休息室内的装潢显得十分性冷淡,各种摆设的线条都简洁优雅,大面积暗色调的使用虽在精心搭配下并未显得阴郁,但给人总归不是那种舒适到可以在大床上轻松翻滚的印象。
言嘉被重重摔在了床上,身躯在接触床垫的时候甚至有种快要散架的错觉,他的下身光裸着,上身衣服虽然犹在,但由于先前海泽的玩弄也显得分外凌乱,纤细的颈项那块地方,一道人为的掐痕已经相当明显地浮现出来。
海泽将人这么一摔之后,好像勉强出了口恶气,言嘉眼冒金星的模样兴许减轻了他身上之前被烫到和砸到的痛楚。
突然,他又像是想到什么,觉得让言嘉全身都与床面接触不是个好办法,于是拖着言嘉的腿拽了拽,言嘉整个人就只剩腰以上的部位留在床上,两只手更是被拴于床头。
腰臀悬空让海泽捧在手里,两腿被大大分开,海泽半跪在床边的地毯上,伏低脑袋靠近那处湿润的腿心,他对着那处不知是紧张还是饥渴的蠕动肉穴轻轻吹了口气,带着某种意味不明的兴致和言嘉搭起话来,“你是被霍永安玩到这么淫荡,还是天生就这样”
言嘉没有理他,他就继续自顾自说道:“应该天生就是这样吧,”不再用手指,他伸出舌头对那两片湿漉漉的花瓣舔了舔,“毕竟你现在的反应可一点都不像被强奸。”
确实不像,言嘉的脸颊因为羞耻而染上绯红,晃动着屁股想要离开海泽的钳制。
这时海泽只绑住他两只手的先见之明就显露出来了,毕竟无论怎么扭都是避不开的,而还可以活动的两条白腿也只不过搭配着那摇摆的屁股和细腰显得愈发色情而已。
海泽的舌尖开始逐渐往里舔,唇齿间的热气被带了进去,勾着内壁的软肉一起颤抖,鼻翼呼出的气息则撩拨着外边不甘寂寞的花蒂,让言嘉整个人都僵硬了。
海泽细细品尝着这张不断翕动着吐水的小穴,感觉整个花户都在为他狂乱,尤其当他用牙齿咬住那块敏感的软肉时,言嘉的两条腿猛地将他脑袋夹紧,腰都扭得快要断掉,细嫩的白腻脚背在他的黑色外套上不断摩擦,虽然顾忌着什么不愿求人,但嘴唇间的声音再也忍不住了。

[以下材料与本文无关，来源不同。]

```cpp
extern "C" int msg_conv2d_fprop_act_backward(const void* x, const void* w, void* y, int dtype,
                                             int B, int IH, int IW, int Cx, int Ck, int OH, int OW, int N, int ldy,
                                             int kh, int kw, int stride, int pad, long long w_batch_stride,
                                             const void* residual, int res_ld,
                                             const unsigned char* sign_mask, int mask_tile_m, int mask_tile_n,
                                             const void* sign_map, int sign_ld, float alpha, float scale,
                                             float* grad_bias, const float* noise, int noise_batch, float* grad_noise_weight,
                                             float* ws, long long ws_floats, void* stream) {
    if (B == 0) return MSG_OK;
    if (!x || !w || !y || B < 0) return MSG_EINVAL;
    if (!sign_mask == !sign_map) return MSG_EINVAL;
    if (stride != 1 || pad != 1 || kh != 3 || kw != 3 || ldy != N) return MSG_EUNSUPPORTED;
    const ConvProblem q = conv_problem(dtype, B, IH, IW, Cx, Ck, OH, OW, N, ldy, kh, kw, stride, pad, 1, 0, w_batch_stride);
    ActEpilogue act{};
    act.enabled = 3; act.alpha = alpha; act.scale = scale;
    const ConvPlan plan = conv_fprop_select(q, &act, false);
    long long rows, entries;
    act_backward_partials(q, plan, &rows, &entries);
    if (!rows) return MSG_EUNSUPPORTED;
    if (sign_mask && (mask_tile_m <= 0 || mask_tile_n <= 0 || mask_tile_n % 128 || N % mask_tile_n || (((uintptr_t)sign_mask) & 15u) ||
                      (mask_tile_m != 1 && mask_tile_m % 64) || ((long long)B * OH * OW) % mask_tile_m))
        return MSG_EINVAL;
    if (sign_map && (sign_ld < N || sign_ld % 8 || (((uintptr_t)sign_map) & 15u))) return MSG_EINVAL;
    if (residual && (res_ld < N || res_ld % 8 || (((uintptr_t)residual) & 15u))) return MSG_EINVAL;
    const bool has_noise = noise && grad_noise_weight;
    if (has_noise && noise_batch != 1 && noise_batch != B) return MSG_EINVAL;
    const long long need_b = grad_bias ? rows * N : 0, need_n = has_noise ? entries : 0;
    if (need_b + need_n > 0 && (!ws || ws_floats < need_b + need_n)) return MSG_EINVAL;
    act.residual = residual; act.res_ld = res_ld; act.res_gain = 1.f;
    act.mask = const_cast<unsigned char*>(sign_mask); act.mask_tile_m = mask_tile_m; act.mask_tile_n = mask_tile_n;
    act.sign_src = sign_map; act.sign_ld = sign_ld;
    act.noise = has_noise ? noise : nullptr; act.noise_batch = noise_batch;
    act.part_b = grad_bias ? ws : nullptr;
    act.part_n = has_noise ? ws + need_b : nullptr;
    conv_row3_launch(q, plan, x, w, nullptr, y, &act, stream);
    if (MSG_CHECK_LAUNCH() != MSG_OK) return MSG_ELAUNCH;
    return msg_bias_act_reduce_launch(act.part_b, grad_bias, N, rows, act.part_n, grad_noise_weight, entries, stream);
}

static int conv2d_fprop_impl(const void* x, const void* w, const float* bias, void* y, const ConvProblem& q,
                             const ActEpilogue& act, void* stream, const ConvPlan* selected) {
    if (q.B == 0) return MSG_OK;
    if (!x || !w || !y || q.B < 0 || q.IH <= 0 || q.IW <= 0 || q.OH <= 0 || q.OW <= 0 || q.N <= 0 || q.kh <= 0 || q.kw <= 0 ||
        q.stride <= 0 || q.in_up <= 0 || q.Cx <= 0 || q.Ck <= 0 || q.ldy <= 0)
        return MSG_EINVAL;
    if (q.dtype != MSG_F32 && q.dtype != MSG_BF16) return MSG_EUNSUPPORTED;
    const int vec = 16 / q.esz(), bke = ROWB / q.esz();
    if (q.Ck % bke || q.Cx % vec || (((uintptr_t)x | (uintptr_t)w | (uintptr_t)y) & 15u)) return MSG_EUNSUPPORTED;
    if (q.ldy % vec || (q.pixel_shuffle && (q.N % 4 || (q.N / 4) % vec))) return MSG_EUNSUPPORTED;
    if (q.in_up > 1 && q.stride != 1) return MSG_EUNSUPPORTED;
    const ConvPlan plan = selected ? *selected : conv_fprop_select(q, &act, bias != nullptr);
    if (!plan.supported) return MSG_EUNSUPPORTED;
    switch (plan.kernel) {
        case CONV_THIN_N: case CONV_THIN_K: conv_thin_launch(q, plan, x, w, bias, y, &act, stream); break;
        case CONV_UPCONV: conv_upconv_launch(q, plan, x, w, y, stream); break;
        case CONV_ROW3: case CONV_ROW3N: conv_row3_launch(q, plan, x, w, bias, y, &act, stream); break;
        case CONV_PP: conv_pp_launch(q, plan, x, w, bias, y, &act, stream); break;
        case CONV_DMA: case CONV_REG: case CONV_REG_LEAN: case CONV_REG_SPLIT:
            conv_generic_launch(q, plan, x, w, bias, y, &act, stream); break;
    }
    return MSG_CHECK_LAUNCH();
}
```

Measured before the change: 156.5.

## Add persistent streaming 1x1 conv kernel with LDS-resident weights and DMA ring

Adds a persistent bf16 kernel for large 1x1 convolutions with Ck of 128 or 256. Each block keeps its weight slice in LDS and streams activation tiles through a per-wave six-slot DMA ring, using counted vmcnt waits. This lets the next tiles load while MFMA and the epilogue run, and avoids re-reading weights for every output tile as the generic tiled kernel does. The grid is sized to the CU count, and the path is gated by a minimum tile count and restricted activation modes. The hand-counted waits are fragile and can break correctness if the load or store counts drift.

New measurement: 156.9, median of 6. No clear change (+0.3%).

```diff
diff --git a/multi_stylegan_amd/csrc/conv_dispatch.h b/multi_stylegan_amd/csrc/conv_dispatch.h
--- a/multi_stylegan_amd/csrc/conv_dispatch.h
+++ b/multi_stylegan_amd/csrc/conv_dispatch.h
@@ -24,6 +24,7 @@
     CONV_UPCONV,
     CONV_ROW3, CONV_ROW3N,
     CONV_PP,
+    CONV_REG_STREAM,
     CONV_DMA, CONV_REG, CONV_REG_LEAN, CONV_REG_SPLIT
 };
 
@@ -63,6 +64,9 @@
 bool conv_pp_eligible(const ConvProblem& q, ConvPlan* plan);
 void conv_pp_launch(const ConvProblem& q, const ConvPlan& plan, const void* x, const void* w, const float* bias, void* y,
                     const ActEpilogue* act, void* stream);
+bool conv_stream_eligible(const ConvProblem& q, const ActEpilogue* act, ConvPlan* plan);
+void conv_stream_launch(const ConvProblem& q, const ConvPlan& plan, const void* x, const void* w, const float* bias, void* y,
+                        const ActEpilogue* act, void* stream);
 
 struct WgradProblem {
     int dtype;
diff --git a/multi_stylegan_amd/csrc/conv_fprop.hip b/multi_stylegan_amd/csrc/conv_fprop.hip
--- a/multi_stylegan_amd/csrc/conv_fprop.hip
+++ b/multi_stylegan_amd/csrc/conv_fprop.hip
@@ -454,6 +454,7 @@
     if (conv_upconv_eligible(q, act, has_bias, &plan)) return plan;
     if (conv_row3_eligible(q, act, has_bias, &plan)) return plan;
     if (conv_pp_eligible(q, &plan)) return plan;
+    if (conv_stream_eligible(q, act, &plan)) return plan;
     return conv_generic_select(q);
 }
 
@@ -603,6 +604,7 @@
         case CONV_UPCONV: conv_upconv_launch(q, plan, x, w, y, stream); break;
         case CONV_ROW3: case CONV_ROW3N: conv_row3_launch(q, plan, x, w, bias, y, &act, stream); break;
         case CONV_PP: conv_pp_launch(q, plan, x, w, bias, y, &act, stream); break;
+        case CONV_REG_STREAM: conv_stream_launch(q, plan, x, w, bias, y, &act, stream); break;
         case CONV_DMA: case CONV_REG: case CONV_REG_LEAN: case CONV_REG_SPLIT:
             conv_generic_launch(q, plan, x, w, bias, y, &act, stream); break;
     }
diff --git a/multi_stylegan_amd/csrc/conv_fprop_stream.hip b/multi_stylegan_amd/csrc/conv_fprop_stream.hip
--- /dev/null
+++ b/multi_stylegan_amd/csrc/conv_fprop_stream.hip
@@ -0,0 +1,263 @@
+#include "conv_dispatch.h"
+
+typedef __bf16 bf16v8 __attribute__((ext_vector_type(8)));
+typedef __attribute__((address_space(3))) char* lds_t;
+
+struct StreamParams {
+    int Mtot, Cx, N, ldy, m_tiles;
+    ActEpilogue act;
+};
+
+constexpr int ST_RING = 6;
+constexpr int ST_MAX_N_K128 = 512;
+constexpr int ST_SLOT = 32 * 128;
+constexpr int ST_MIN_TILES = 4096;
+
+template <int N> __device__ __forceinline__ void st_wait_vm() {
+    asm volatile("s_waitcnt vmcnt(%0)" ::"n"(N < 63 ? N : 63) : "memory");
+}
+
+template <int KC, int NT>
+__global__ __launch_bounds__(256, 1) void conv_fprop_stream_kernel(const bf16_t* __restrict__ x, const bf16_t* __restrict__ w,
+                                                                   bf16_t* __restrict__ y, const float* __restrict__ bias,
+                                                                   StreamParams p) {
+    constexpr int NR = 128 * NT;
+    constexpr int NJ = 4 * NT;
+    constexpr int NH = 2 * NT;
+    constexpr int W_BYTES = NR * KC * 128;
+    static_assert(KC == 2 || KC == 4, "the counted waits below are written for these two");
+    __shared__ __attribute__((aligned(16))) char smem[W_BYTES + 4 * ST_RING * ST_SLOT];
+
+    const int tid = threadIdx.x, lane = tid & 63;
+    const int wid = __builtin_amdgcn_readfirstlane(tid >> 6);
+    const int lr = lane & 31, lh = lane >> 5;
+    const int ns0 = blockIdx.y * NR;
+    const int G = gridDim.x, bid = blockIdx.x;
+    const int n_my = (p.m_tiles - bid + G - 1) / G;
+    const bool res = p.act.enabled == 2;
+
+    const msg_desc_t d_x = msg_make_desc(x);
+    const unsigned ring0 = (unsigned)(unsigned long long)(lds_t)smem + W_BYTES + wid * (ST_RING * ST_SLOT);
+    char* const ring = smem + W_BYTES + wid * (ST_RING * ST_SLOT);
+
+    const int drow = lane >> 3, dphys = lane & 7;
+    auto issue = [&](int tile, int k, int slot) __attribute__((always_inline)) {
+        const int mw = tile * 128 + wid * 32;
+#pragma unroll
+        for (int i = 0; i < 4; ++i) {
+            const int r = 8 * i + drow, m = mw + r;
+            const bool ok = tile < p.m_tiles && m < p.Mtot;
+            const int voff = ok ? (int)(((long long)m * p.Cx + ((dphys ^ ((r >> 1) & 7)) << 3)) * 2) : MSG_DMA_OOB;
+            msg_dma16(d_x, ring0 + slot * ST_SLOT + i * 1024, voff, k * 128);
+        }
+    };
+
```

海泽动了动脑袋,他被言嘉夹得呼吸不畅,埋在小穴里,只闻得到言嘉私处的骚味,快窒息了。
海泽掰开言嘉爽得直颤的大腿根,终于将自己的脑袋抬了起来,舔弄了这么久,他自己的嘴唇也已经充血变红,打理得整整齐齐的发丝更是早就乱掉,从一个一丝不苟的人变成了一个沉浸在欲望中的野兽,他吸入的一定不是言嘉的味道,而是毒品。
忍到现在的阳具早已无比炙热,海泽喘着气将它释放了出来,粗长的肉棍激动地在他手间跳着,龟头硕大而湿润,坚硬无比,迫不及待想要开始在穴里兴风作浪。
海泽自己捋了几下,然后扶着根部往那一张一合的媚洞里探。